暇つぶし
何もさせてもらえないのは、ある種の拷問だ。手足を縛られ、こんなところに閉じ込められているくらいなら、ずっと仕事をしていたほうがマシだ。何も給料が欲しいわけではない。拘束が嫌なわけでもない。このまま時間が過ぎて、野垂れ死にしてしまうのが怖い。じゃあ何で私は死のうとしたんだろう?
暇な時はこんなふうに、頭の中で文章を組み立てる。そうでもしないと、正気を保っていられない。何かの数を数えるとか、そんな単純な作業でもいいのだが、手足を拘束されているのであたりを見回しても数えるものはもうあまり残っていない。私から見えるフローリングの木目は二重五個、隣で寝ている女の子の髪の毛は…
百九十六本まで数えたところで、誰かの足音が聞こえてきた。音の聞こえ方からして、下の階から階段でこの階に向かっているのだろう。歩き方は至って普通。強いていえば少しのんびりだ。

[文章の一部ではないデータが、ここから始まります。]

template <int U, int MIN_CTAS, int SW = 0, int SPK = 0, int RW = 0>
__global__ void __launch_bounds__(PB_NTHREADS, MIN_CTAS) pb_filter_kernel(const __grid_constant__ DevQuery Q) {
  extern __shared__ __align__(128) uint8_t smem_raw[];
  FilterSmemHeader* H = reinterpret_cast<FilterSmemHeader*>(smem_raw);
  const int tid = threadIdx.x, lane = tid & 31, warp = tid >> 5;
  uint8_t* dyn = smem_raw + ((sizeof(FilterSmemHeader) + 127) & ~(size_t)127);
  DevRowSeg* rseg = reinterpret_cast<DevRowSeg*>(dyn);
  if constexpr (RW > 0) dyn += (sizeof(DevRowSeg) + 127) & ~(size_t)127;
  uint8_t* set_cache = dyn;
  dyn += (Q.set_cache_bytes + 127) & ~127;
  uint16_t* cand = reinterpret_cast<uint16_t*>(dyn);
  dyn += Q.cand_bytes;
  const uint32_t OUT_CAP = (uint32_t)Q.out_cap, CAND_CAP = (uint32_t)Q.cand_cap;
  uint32_t* ob = reinterpret_cast<uint32_t*>(dyn) + (size_t)warp * OUT_CAP;
  dyn += (size_t)PB_NWARPS * OUT_CAP * sizeof(uint32_t);
  uint32_t out_n = 0;
  auto flush_out = [&]() {
    if (out_n == 0) return;
    __syncwarp();
    unsigned long long base = 0;
    if (lane == 0) base = atomicAdd(Q.match_count, (unsigned long long)out_n);
    base = __shfl_sync(0xffffffffu, base, 0);
    for (uint32_t i = (uint32_t)lane; i < out_n; i += 32) Q.match_list[base + i] = ob[i];
    __syncwarp();
    out_n = 0;
  };
  uint8_t* my_stages = dyn + (size_t)warp * PB_NSTAGE * Q.stage_bytes;
  const bool staged = Q.stage_bytes > 0;
  constexpr uint32_t UNIT_DOCS = U * PB_CHUNK_DOCS;

  if (lane == 0)
    for (int s = 0; s < PB_NSTAGE; s++) pb_mbar_init(&H->full[warp][s], 1);
  asm volatile("fence.mbarrier_init.release.cluster;" ::: "memory");
  __syncthreads();

  const uint64_t per = (Q.n_units + gridDim.x - 1) / gridDim.x;
  const uint64_t cta_lo = Q.unit_lo + (uint64_t)blockIdx.x * per;
  const uint64_t cta_hi = cta_lo + per < Q.unit_lo + Q.n_units ? cta_lo + per : Q.unit_lo + Q.n_units;
  if (cta_lo >= cta_hi) return;
  int seg_first = 0;
  while (seg_first + 1 < Q.n_segs && cta_lo >= Q.segs[seg_first + 1].unit_begin) seg_first++;

  uint32_t consumed = 0;
  const DevSegQuery& sq = *reinterpret_cast<const DevSegQuery*>(H->seg);
  const uint64_t l2_stream = pb_policy_evict_first();

  auto eval_leaf = [&](const DevLeaf& lf, const uint8_t* stage, uint64_t unit_doc0, int nu, const uint32_t* restrict_to, bool sparse, uint32_t* m) {
    switch (lf.kind) {
      case L_TRUE: for (int u = 0; u < nu; u++) m[u] = 0xffffffffu; return;
      case L_FALSE: for (int u = 0; u < nu; u++) m[u] = 0u; return;
      case L_DICT_RANGE: {
        const uint32_t* p = reinterpret_cast<const uint32_t*>(stage + Q.slot_off[lf.slot]);
        PredRange pr; pr.lo = lf.lo; pr.span = lf.span;
        if (sparse) { for (int u = 0; u < nu; u++) m[u] = pb_eval_dict_sparse<PredRange>(p + u * 32 * lf.bits, lf.bits, pr, lane, restrict_to[u]); return; }
        pb_eval_dict<PredRange>(p, lf.bits, pr, lane, Q.generic, nu, m);
        return;
      }
      case L_DICT_SET: {
        const uint32_t* p = reinterpret_cast<const uint32_t*>(stage + Q.slot_off[lf.slot]);
        if (lf.set_smem_off >= 0) {
          PredLut8 pl; pl.lut = set_cache + lf.set_smem_off;
          if (sparse) { for (int u = 0; u < nu; u++) m[u] = pb_eval_dict_sparse<PredLut8>(p + u * 32 * lf.bits, lf.bits, pl, lane, restrict_to[u]); return; }
          pb_eval_dict<PredLut8>(p, lf.bits, pl, lane, Q.generic, nu, m);
          return;
        }
        PredBits pb; pb.bits = lf.set_bits; pb.excl = (uint32_t)lf.exclusive;
        if (sparse) { for (int u = 0; u < nu; u++) m[u] = pb_eval_dict_sparse<PredBits>(p + u * 32 * lf.bits, lf.bits, pb, lane, restrict_to[u]); return; }
        pb_eval_dict<PredBits>(p, lf.bits, pb, lane, Q.generic, nu, m);
        return;
      }
      case L_RAW_RANGE_I:
      case L_RAW_RANGE_F:
      case L_RAW_SET: {
        const uint32_t* p = reinterpret_cast<const uint32_t*>(stage + Q.slot_off[lf.slot]);
        for (int u = 0; u < nu; u++) m[u] = pb_eval_raw(p + u * (PB_CHUNK_DOCS / 4) * lf.raw_width, lf, lane);
        return;
      }
      default: {
        for (int u = 0; u < nu; u++) {
          uint32_t w = __ldg(lf.bitmap + (unit_doc0 >> 5) + u * 32 + lane);
          m[u] = lf.exclusive ? ~w : w;
        }
        return;
      }
    }
  };

  for (int sgi = seg_first; sgi < Q.n_segs; sgi++) {
    if (Q.segs[sgi].unit_begin >= cta_hi) break;
    __syncthreads();
    {
      const uint32_t* src = reinterpret_cast<const uint32_t*>(&Q.segs[sgi]);
      uint32_t* dst = reinterpret_cast<uint32_t*>(H->seg);
      for (int i = tid; i < (int)(PB_SEG_FILTER_BYTES / 4); i += PB_NTHREADS) dst[i] = src[i];
      if constexpr (RW > 0) {
        const uint32_t* rsrc = reinterpret_cast<const uint32_t*>(Q.row_segs + sgi);
        uint32_t* rdst = reinterpret_cast<uint32_t*>(rseg);
        for (int i = tid; i < (int)(sizeof(DevRowSeg) / 4); i += PB_NTHREADS) rdst[i] = rsrc[i];
      }
      __syncthreads();
      if (tid < sq.n_scan) {
        const uint32_t stride = (uint32_t)(UNIT_DOCS / 8) * (uint32_t)sq.scan[tid].bits_per_doc;
        H->slot_stride[tid] = stride;
        const uint64_t total = sq.scan[tid].bytes_total;
        H->slot_last_rel[tid] = total >= (uint64_t)stride + 16 ? (uint32_t)((total - stride - 16) / stride) + 1 : 0u;
      }
      if (tid == 96) {
        uint32_t t = 0;
        for (int c = 0; c < sq.n_scan; c++) t += (uint32_t)(UNIT_DOCS / 8) * (uint32_t)sq.scan[c].bits_per_doc + 16;
        H->n_scan_full_bytes = t;
      }
      if (tid == 64) {
        int nl = 0; bool flat = true;
        for (int n = 0; n < sq.n_nodes; n++) {
          if (sq.node_kind[n] == N_LEAF) { if (nl < PB_MAX_LEAVES) H->flat_leaf[nl] = sq.node_arg[n]; nl++; }
          else if (!(sq.node_kind[n] == N_AND && n == sq.n_nodes - 1 && sq.node_arg[n] == nl)) flat = false;
        }
        int nd = 0;
        if (flat && nl <= PB_MAX_LEAVES) {
          auto key = [&](int l) { return sq.leaves[l].est_permille + (sq.leaves[l].gather ? 4096 : 0); };
          for (int a = 1; a < nl; a++) {
            int x = H->flat_leaf[a]; int b = a - 1;
            while (b >= 0 && key(H->flat_leaf[b]) > key(x)) { H->flat_leaf[b + 1] = H->flat_leaf[b]; b--; }
            H->flat_leaf[b + 1] = x;
          }
          for (int a = 0; a < nl; a++) if (!sq.leaves[H->flat_leaf[a]].gather) nd++;
        }
        H->flat_and = flat ? 1 : 0;
        H->n_flat = nl;
        H->n_dense = nd;
      }
      for (int l = 0; l < PB_MAX_LEAVES; l++) {
        const DevLeaf& lf = sq.leaves[l];
        if (lf.kind == L_DICT_SET && lf.set_smem_off >= 0) {
          for (int i = tid; i < lf.set_card; i += PB_NTHREADS)
            set_cache[lf.set_smem_off + i] = (uint8_t)(((__ldg(lf.set_bits + (i >> 5)) >> (i & 31)) & 1u) ^ (uint32_t)lf.exclusive);
        }
      }
      __syncthreads();
    }
    const uint64_t seg_lo = sq.unit_begin > cta_lo ? sq.unit_begin : cta_lo;
    const uint64_t seg_end = sq.unit_begin + sq.n_units;
    const uint64_t seg_hi = seg_end < cta_hi ? seg_end : cta_hi;
    const uint64_t first = seg_lo + warp;
    const uint32_t n_mine = first < seg_hi ? (uint32_t)((seg_hi - first + PB_NWARPS - 1) / PB_NWARPS) : 0u;
    const uint32_t rel0 = (uint32_t)(first - sq.unit_begin);
    const int n_scan = sq.n_scan;
    unsigned long long matched = 0;
    uint32_t min_last_rel = 0xffffffffu;
    for (int c = 0; c < n_scan; c++) min_last_rel = min(min_last_rel, H->slot_last_rel[c]);

    auto issue = [&](uint32_t k, uint32_t seq) {
      const uint32_t rel = rel0 + k * PB_NWARPS;
      const int st = (int)(seq % PB_NSTAGE);
      uint8_t* dst = my_stages + (size_t)st * Q.stage_bytes;
      uint64_t* bar = &H->full[warp][st];
      if (__builtin_expect(rel < min_last_rel, 1)) {
        pb_mbar_expect_tx(bar, H->n_scan_full_bytes);
        for (int c = 0; c < n_scan; c++) {
          const uint32_t stride = H->slot_stride[c];
          pb_tma_load_1d_hint(dst + Q.slot_off[c], sq.scan[c].base + (uint64_t)rel * stride, stride + 16, bar, l2_stream);
        }
        return;
      }
      uint32_t total = 0;
      uint32_t nbytes[PB_MAX_SCAN_SLOTS];
      for (int c = 0; c < n_scan; c++) {
        const uint64_t off = (uint64_t)rel * H->slot_stride[c];
        const uint64_t want = (uint64_t)H->slot_stride[c] + 16;
        const uint64_t avail = sq.scan[c].bytes_total - off;
        nbytes[c] = (uint32_t)((want < avail ? want : avail) & ~(uint64_t)15);
        total += nbytes[c];
      }
      pb_mbar_expect_tx(bar, total);
      for (int c = 0; c < n_scan; c++)
        pb_tma_load_1d(dst + Q.slot_off[c], sq.scan[c].base + (uint64_t)rel * H->slot_stride[c], nbytes[c], bar);
    };

    if (staged && Q.use_tma && lane == 0)
      for (uint32_t k = 0; k < PB_NSTAGE - 1 && k < n_mine; k++) issue(k, consumed + k);

    for (uint32_t k = 0; k < n_mine; k++) {
      const uint64_t unit_doc0 = (uint64_t)(rel0 + k * PB_NWARPS) * UNIT_DOCS;
      const int st = (int)(consumed % PB_NSTAGE);
      uint8_t* stage = my_stages + (size_t)st * Q.stage_bytes;
      if (staged) {
        if (__builtin_expect(Q.use_tma != 0, 1)) {
          if (lane == 0 && k + PB_NSTAGE - 1 < n_mine) issue(k + PB_NSTAGE - 1, consumed + PB_NSTAGE - 1);
          pb_mbar_wait(&H->full[warp][st], (consumed / PB_NSTAGE) & 1u);
        } else {
          for (int c = 0; c < n_scan; c++) {
            const uint64_t off = (uint64_t)(rel0 + k * PB_NWARPS) * H->slot_stride[c];
            const uint64_t want = (uint64_t)H->slot_stride[c] + 16;
            const uint64_t avail = sq.scan[c].bytes_total - off;
            const uint64_t n = (want < avail ? want : avail) & ~(uint64_t)15;
            const uint4* s4 = reinterpret_cast<const uint4*>(sq.scan[c].base + off);
            uint4* d4 = reinterpret_cast<uint4*>(stage + Q.slot_off[c]);
            for (uint32_t i = lane; i < (uint32_t)(n / 16); i += 32) d4[i] = __ldg(s4 + i);
          }
          __syncwarp();
        }
      }
      consumed++;

      uint32_t mask[U], tmp[U];
      int nu = 0;
      const uint32_t nd_rel = (uint32_t)sq.num_docs - (uint32_t)unit_doc0;
      nu = nd_rel >= (uint32_t)U * PB_CHUNK_DOCS ? U : (int)((nd_rel + PB_CHUNK_DOCS - 1) / PB_CHUNK_DOCS);
#pragma unroll
      for (int u = 0; u < U; u++) {
        const uint32_t d = (uint32_t)u * PB_CHUNK_DOCS + 32u * (uint32_t)lane;
        mask[u] = nd_rel >= d + 32u ? 0xffffffffu : (nd_rel <= d ? 0u : ((1u << (nd_rel - d)) - 1u));
      }
      const int n_cand_leaves = H->flat_and ? H->n_flat - H->n_dense : 0;
      if constexpr (SW > 0) {
        const DevLeaf& lf = sq.leaves[H->flat_leaf[0]];
        const uint32_t* p = reinterpret_cast<const uint32_t*>(stage + Q.slot_off[lf.slot]);
        if constexpr (SPK == 0) {
          PredRange pr; pr.lo = lf.lo; pr.span = lf.span;
#pragma unroll
          for (int u = 0; u < U; u++) if (u < nu) mask[u] &= pb_eval_dict_w<SW, PredRange>(p + u * 32 * SW, pr, lane);
        } else {
          PredLut8 pl; pl.lut = set_cache + lf.set_smem_off;
#pragma unroll
          for (int u = 0; u < U; u++) if (u < nu) mask[u] &= pb_eval_dict_w<SW, PredLut8>(p + u * 32 * SW, pl, lane);
        }
      } else if (__builtin_expect(H->flat_and != 0, 1)) {
        const int nl = H->n_dense;
        for (int i = 0; i < nl; i++) {
          uint32_t pc = 0;
#pragma unroll
          for (int u = 0; u < U; u++) pc += (uint32_t)__popc(mask[u]);
          const bool sparse = i > 0 && !Q.generic && __reduce_add_sync(0xffffffffu, pc) <= (uint32_t)Q.sparse_max * U;
          eval_leaf(sq.leaves[H->flat_leaf[i]], stage, unit_doc0, nu, mask, sparse, tmp);
          uint32_t any = 0;
#pragma unroll
          for (int u = 0; u < U; u++) { if (u < nu) mask[u] &= tmp[u]; any |= mask[u]; }
          if (sparse && !__any_sync(0xffffffffu, any != 0)) break;
        }
      } else {
        uint32_t stack[PB_MAX_LEAVES][U];
        const uint32_t all[2] = {0xffffffffu, 0xffffffffu};
        int sp = 0;
        for (int n = 0; n < sq.n_nodes; n++) {
          const int kind = sq.node_kind[n], arg = sq.node_arg[n];
          if (kind == N_LEAF) { eval_leaf(sq.leaves[arg], stage, unit_doc0, nu, all, false, stack[sp]); sp++; }
          else if (kind == N_NOT) { for (int u = 0; u < nu; u++) stack[sp - 1][u] = ~stack[sp - 1][u]; }
          else {
            for (int u = 0; u < nu; u++) {
              uint32_t r = stack[sp - arg][u];
              for (int i = 1; i < arg; i++) r = (kind == N_AND) ? (r & stack[sp - arg + i][u]) : (r | stack[sp - arg + i][u]);
              stack[sp - arg][u] = r;
            }
            sp -= arg - 1;
          }
        }
        if (sp > 0) for (int u = 0; u < nu; u++) mask[u] &= stack[0][u];
      }
      __syncwarp();

      uint32_t cnt = 0;
#pragma unroll
      for (int u = 0; u < U; u++) cnt += (uint32_t)__popc(mask[u]);
      const uint32_t mx = __reduce_max_sync(0xffffffffu, cnt);
      if (mx == 0) continue;
      uint32_t excl = 0, total = 0;
      const uint32_t lt = (1u << lane) - 1u;
      if (mx <= 4) {
        for (uint32_t kk = 1; kk <= mx; kk++) {
          const uint32_t b = __ballot_sync(0xffffffffu, cnt >= kk);
          excl += __popc(b & lt);
          total += __popc(b);
        }
      } else {
        uint32_t incl = cnt;
#pragma unroll
        for (int o = 1; o < 32; o <<= 1) { uint32_t t = __shfl_up_sync(0xffffffffu, incl, o); if (lane >= o) incl += t; }
        total = __shfl_sync(0xffffffffu, incl, 31);
        excl = incl - cnt;
      }
      const uint32_t gunit0 = (uint32_t)(sq.doc_base + unit_doc0);
      if (RW == 0 && n_cand_leaves == 0) {
        if (__builtin_expect(total > OUT_CAP, 0)) {
          unsigned long long base = 0;
          if (lane == 0) base = atomicAdd(Q.match_count, (unsigned long long)total);
          base = __shfl_sync(0xffffffffu, base, 0);
          uint32_t* out = Q.match_list + base + excl;
#pragma unroll
          for (int u = 0; u < U; u++) {
            const uint32_t gdoc0 = gunit0 + (uint32_t)u * PB_CHUNK_DOCS + 32u * (uint32_t)lane;
            uint32_t mm = mask[u];
            while (mm) {
              const int bit = __ffs(mm) - 1;
              mm &= mm - 1;
              *out++ = gdoc0 + (uint32_t)bit;
            }
          }
        } else {
          if (out_n + total > OUT_CAP) flush_out();
          uint32_t* out = ob + out_n + excl;
#pragma unroll
          for (int u = 0; u < U; u++) {
            const uint32_t gdoc0 = gunit0 + (uint32_t)u * PB_CHUNK_DOCS + 32u * (uint32_t)lane;
            uint32_t mm = mask[u];
            while (mm) {
              const int bit = __ffs(mm) - 1;
              mm &= mm - 1;
              *out++ = gdoc0 + (uint32_t)bit;
            }
          }
          out_n += total;
        }
        matched += total;
      } else {
        uint16_t* cl = cand + (size_t)warp * CAND_CAP;
        for (uint32_t pass0 = 0; pass0 < total; pass0 += CAND_CAP) {
          if (pass0) __syncwarp();
          {
            uint32_t pos = excl - pass0;
#pragma unroll
            for (int u = 0; u < U; u++) {
              const uint32_t off0 = (uint32_t)u * PB_CHUNK_DOCS + 32u * (uint32_t)lane;
              uint32_t mm = mask[u];
              while (mm) {
                const int bit = __ffs(mm) - 1;
                mm &= mm - 1;
                if (pos < CAND_CAP) cl[pos] = (uint16_t)(off0 + (uint32_t)bit);
                pos++;
              }
            }
          }
          __syncwarp();
          const uint32_t n_pass = total - pass0 < CAND_CAP ? total - pass0 : CAND_CAP;
          for (uint32_t b0 = 0; b0 < n_pass; b0 += 32) {
            const uint32_t idx = b0 + (uint32_t)lane;
            bool alive = idx < n_pass;
            const uint32_t off = alive ? (uint32_t)cl[idx] : 0u;
            const uint32_t doc = (uint32_t)unit_doc0 + off;
            if constexpr (RW > 0) {
              uint32_t w[RW];
              if (alive) pb_load_row<RW>(rseg->rows, doc, w);
              for (int i = 0; i < n_cand_leaves; i++) {
                const DevLeaf& lf = sq.leaves[H->flat_leaf[H->n_dense + i]];
                if (alive) alive = pb_dict_leaf_test(lf, set_cache, pb_row_field<RW>(w, (uint32_t)lf.g_bit_off, (uint32_t)lf.bits));
              }
              if (alive) pb_row_aggregate_global<RW>(Q, *rseg, w, pb_row_slot<RW>(w, *rseg, Q.n_group_by), doc);
              matched += (uint32_t)__popc(__ballot_sync(0xffffffffu, alive));
            } else {
              for (int i = 0; i < n_cand_leaves; i++) {
                if (alive) alive = pb_leaf_test_doc(sq.leaves[H->flat_leaf[H->n_dense + i]], set_cache, doc);
                if (!__any_sync(0xffffffffu, alive)) break;
              }
              const uint32_t bal = __ballot_sync(0xffffffffu, alive);
              if (bal) {
                const uint32_t n = (uint32_t)__popc(bal);
                if (out_n + n > OUT_CAP) flush_out();
                if (alive) ob[out_n + __popc(bal & lt)] = gunit0 + off;
                out_n += n;
                matched += n;
              }
            }
          }
        }
        __syncwarp();
      }
    }
    flush_out();
    if (lane == 0 && matched) pb_red_add_u64(Q.tables[sq.table].docs_matched, matched);
  }
}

履いている靴はスニーカーや革靴などの、靴底の柔らかいやつだろう。
久しぶりの、音というちょっとした刺激から、色々な想像をふくらませる。近くを人が歩いている、それだけの事実が私を安心させた。
その時、私はあることに気が付いた。足音は下の階からこの階に向かっている。そう、この病室は上の階にあるから、飛び降り自殺ができる。いや、正確には、できる「かもしれない」だ。もしここが二階なら、飛び降りても死ねない。せいぜい骨折程度だろう。地下に駐車場がある病院だってある。
考えを巡らせていると、足音が徐々にこの病室に近づいてきた。そして、扉の前で止まる。やっと話ができる人間に会える!私は興奮していた。
ぎぃ、という重たい音がして、扉が開き、その先に立っていたのは、白衣を着て、ひどくやつれた中年の男性だった。
「こんにちは。」
男性は軽く会釈をして、部屋の中に入ってくる。
「ここはどこですか?」と私が聞くと、
「具合はどうですか?」と聞き返してきた。
「具合は悪くないです。そんな事より、ここはどこですか?」まだ全身が怠く、痺れがひいていない。だがしかしここでそう言ってしまったら、何か余計な措置をとられそうだった。だから嘘を言った。
男性は、疑わしい、といったような面持ちで、「そうですか…もう麻酔が抜けたのですね。安静にしていてください。」と言った。
「私は麻酔をかけられて、ここに連れてこられたんですか?ここはどこですか?」私がそう聞くと、男性は「その通りです。ここは精神病院です。」とだけ言い残して立ち去ろうとする。
「ちょっと待って下さい。」ここで逃げられたら、次に人が来るまで待たなければならなくなる。
「何ですか?」男性は少しめんどくさそうな表情でこちらを見てくる。
「拘束を解いてくれませんか?」そう。これを解いてもらえれば、後は飛び降りて死ぬだけ。私の頭は自殺のことでいっぱいだった。
男性は少しの間俯いて考え込んだ後、私に質問をした。
「もう死ぬ気は無いですか?」この質問にはいと答えれば、この拘束を解いてくれるのだろう。
「はい。わかりました。あの時は慌てていて、普通の判断ができませんでした。でも今は大丈夫です。」出来るだけ違和感の無いよう心がけて、出任せを言った。私は嘘をつく事に罪悪感を感じたりしない。ただ何となく楽しいから、という理由で嘘をついたりもする。だからこういう演技には慣れていた。別に悪いことではないと思う。愛想笑いと同じだ。
私の言葉を聞くと、男性は布団をめくって、どこかから伸びている鎖に固定された、拘束具を外してくれた。そしてそのまま部屋を出ていく。ひっそりと耳をすましていると、やがて足音が聞こえなくなる。
これで自由になった。私は立ち上がって、思いっきり伸びをする。自由に生きて、自由に死ねる。なんて素晴らしいのだろう。窓のところまで歩いていくと、ブラインドを無理矢理手で持ち上げる。ステンレス製の窓枠にふちどられた窓の向こうに見えるのは、排気ガスで汚れた、都会の町並み。それでも、夕焼けに照らされて、少しだけ綺麗に見える。ここは多分、十階あたりだ。こんどは、ちゃんと上手に死ねる。私は窓の鍵に手をかけた。
絵とかでもそうだけど、書いてから時間置いて見ると直したいとこいっぱいでてきますね。